Die Unterstützung des „steirischen herbst“ wird auf dem Stand des Jahres 2010 eingefroren. Bluten muss dafür „die Regionale“, das von Kurt Flecker ins Leben gerufene, aber nie richtig in Tritt gekommene regionale Kulturfestival, das die Landesausstellungen abgelöst hat. Gespart wird auch bei der Kulturservicegesellschaft KSG, was bei dieser zur Streichung der Medienpartnerschaft mit der Wochenzeitung „Der Falter“ und dort bereits zu personellen Freisetzungen geführt hat.
Erstmals wird auch im landwirtschaftlichen Bereich gekürzt
Landwirtschaftslandesrat Hans Seitinger will etwa 30 Millionen Euro, das sind 18 Prozent seines disponiblen Budgets einsparen. Zum Ressort gehören die Bereiche Agrar, Veterinär, Wasser- und Abfallwirtschaft, Wohnbau und Gemeindestraßen. Seitinger will zuerst bei der Verwaltung ansetzen. Unangetastet bleiben sollen die EU-kofinanzierte Landesförderungen für Bauern, da sich sonst auch Subventionen von Bund und EU reduzieren würden.

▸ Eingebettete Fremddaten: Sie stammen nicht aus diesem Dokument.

diff --git a/rmnet_amd/ops.py b/rmnet_amd/ops.py
--- a/rmnet_amd/ops.py
+++ b/rmnet_amd/ops.py
@@ -701,8 +701,22 @@
     return v.strip() == '1'
 
 
+KV_REGION_DEFAULT = True
+KV_REGION_ENTRY = 'rmnet_conv_split_region_f32'
+KV_REGION_MAX_OBJECTS = 64
+
+
+def kv_region_enabled():
+    v = os.environ.get('RMNET_KV_REGION')
+    if v is None:
+        return KV_REGION_DEFAULT
+    if v.strip() not in ('0', '1'):
+        raise RuntimeError("RMNET_KV_REGION must be '0' or '1', got %r" % v)
+    return v.strip() == '1'
+
+
 def conv_split(x, wpack, w_unscale, shift=None, res=None, ksize=3, stride=1, relu_in=False, relu_out=False, out=None,
-               range_word=None, split=None, out_presplit=False):
+               range_word=None, split=None, out_presplit=False, rects=None, _out=None):
     x_split = is_split_act(x)
     if x_split:
         _check_split_act(x, 'x')
@@ -736,7 +750,26 @@
         if tuple(res.shape) != shape or not res.is_contiguous(memory_format=torch.channels_last):
             raise RuntimeError('res must be a channels-last %s tensor' % (shape,))
     out2 = None
-    if out_presplit:
+    if rects is not None:
+        if not x_split or ksize != 3 or stride != 1 or split is None or res is not None or out is not None or out_presplit \
+                or relu_in or cout % 128 or not 0 < split < cout or split % 4:
+            raise RuntimeError('conv_split: rects needs a split-activation x, ksize 3, stride 1, split= (a multiple of 4 in (0, Cout)) '
+                               'and Cout % 128 == 0, without res / out / out_presplit')
+        _check(rects, 'rects', torch.int32)
+        if tuple(rects.shape) != (N, 4):
+            raise RuntimeError('rects must be [N, 4] = %s, got %s' % ((N, 4), tuple(rects.shape)))
+        if _out is None:
+            out = torch.empty((N, split) + shape[2:], dtype=torch.float32, device=x.device)
+            out2 = torch.empty((N, cout - split) + shape[2:], dtype=torch.float32, device=x.device)
+        else:
+            out, out2 = _out
+            for t, c in ((out, split), (out2, cout - split)):
+                _check(t, '_out')
+                if tuple(t.shape) != (N, c) + shape[2:]:
+                    raise RuntimeError('_out must be the NCHW pair %s / %s' % ((N, split) + shape[2:], (N, cout - split) + shape[2:]))
+    elif _out is not None:
+        raise RuntimeError('conv_split: _out goes with rects')
+    elif out_presplit:
         if split is not None or out is not None:
             raise RuntimeError('conv_split: out_presplit returns one new split activation, without split / out')
         out = torch.empty((N, shape[2], shape[3], cout // 32, 2, 32), dtype=torch.float16, device=x.device)
@@ -753,10 +786,17 @@
             raise RuntimeError('out must be a channels-last %s tensor' % (shape,))
     if range_word is not None:
         _check(range_word, 'range_word', torch.int32)
-    for t in (wpack, w_unscale, shift, res, out, range_word):
+    for t in (wpack, w_unscale, shift, res, out, out2, range_word, rects):
         if t is not None and t.device != x.device:
             raise RuntimeError('conv_split: every tensor must be on %s' % x.device)
     flags = (CONV_RELU_IN if relu_in else 0) | (CONV_RELU_OUT if relu_out else 0)
+    if rects is not None:
+        with torch.cuda.device(x.device):
+            rc = _lib.load().rmnet_conv_split_region_f32(_ptr(x), _ptr(wpack), _ptr(w_unscale), _ptr(shift), flags | CONV_X_SPLIT, N, H, W,
+                                                         cin, cout, ksize, stride, _ptr(rects), _ptr(out), _ptr(out2), split,
+                                                         _ptr(range_word), _stream(x.device))
+        _lib.check(rc, KV_REGION_ENTRY)
+        return out, out2
     rows = trunk_rows_enabled() and x_split and ksize == 3 and stride == 1 and cin == cout and cin in TRUNK_ROWS_CLASSES \
         and res is None and split is None
     lib = _lib.load()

Bildung: Gratiskindergarten bleibt für alle Fünfjährigen
Der geringste Spielraum für Einsparungen besteht laut Landesrätin Elisabeth Großmann bei der Bildung. Dennoch sollen im Doppelbudget insgesamt rund 13 Millionen Euro gespart werden. Die Maßnahmen im Detail: Der Gratiskindergarten wird teilweise zurückgenommen. Alle Fünfjährigen können ihn zwar auch in Zukunft gratis besuchen, für die Jüngeren wird jedoch eine soziale Staffelung zwischen 1.500 und 2.500 Euro eingeführt. Bei einem Haushaltseinkommen unter 1.500 Euro bleibt der Kindergarten also auf jeden Fall gratis. Über 2.500 Euro sind die vollen Beiträge zu zahlen. Neue Standorte der „Neuen Mittelschule“ werden auf sechs der insgesamt zwölf Mehr-Betreuungsstunden je Klasse verzichten müssen. Und zwar auf jene sechs Stunden, die für die bestehenden Standorte bisher vom Land bezahlt wurden. Für die bestehenden Standorte ändert sich nichts. Weitere Einsparungsfelder sieht Großmann im Musikschulwesen und den landwirtschaftlichen Fachschulen. Bei den Pflichtschulen kommt es erst nach einer Gesamtevaluierung zu Einsparungen und möglicherweise Schließungen und Zusammenlegungen.
Verkehr: Kurzmann warnt vor Einsparungen bei der Verkehrsinfrastruktur
Die FPÖ versucht sich überraschenderweise nur teilweise als Opposition zu den rot-schwarzen Reformpartnern und ist grundsätzlich bereit, den Sparkurs mitzutragen. Das Ressort von Verkehrslandesrat Gerhard Kurzmann wird in den nächsten beiden Jahren um 18 Millionen gekürzt. Der FPÖ-Politiker kündigt daher an, Neubauprojekte dramatisch zurückfahren zu müssen. Einzig für die Feinstaubbekämpfung stünden höhere Mittel zur Verfügung. Einer Nahverkehrsabgabe, wie sie KPÖ-Klubchefin Claudia Klimt-Weithaler fordert, erteilt Kurzmann eine Absage, weil die Bürger ohnehin schon viel zu stark belastet seien.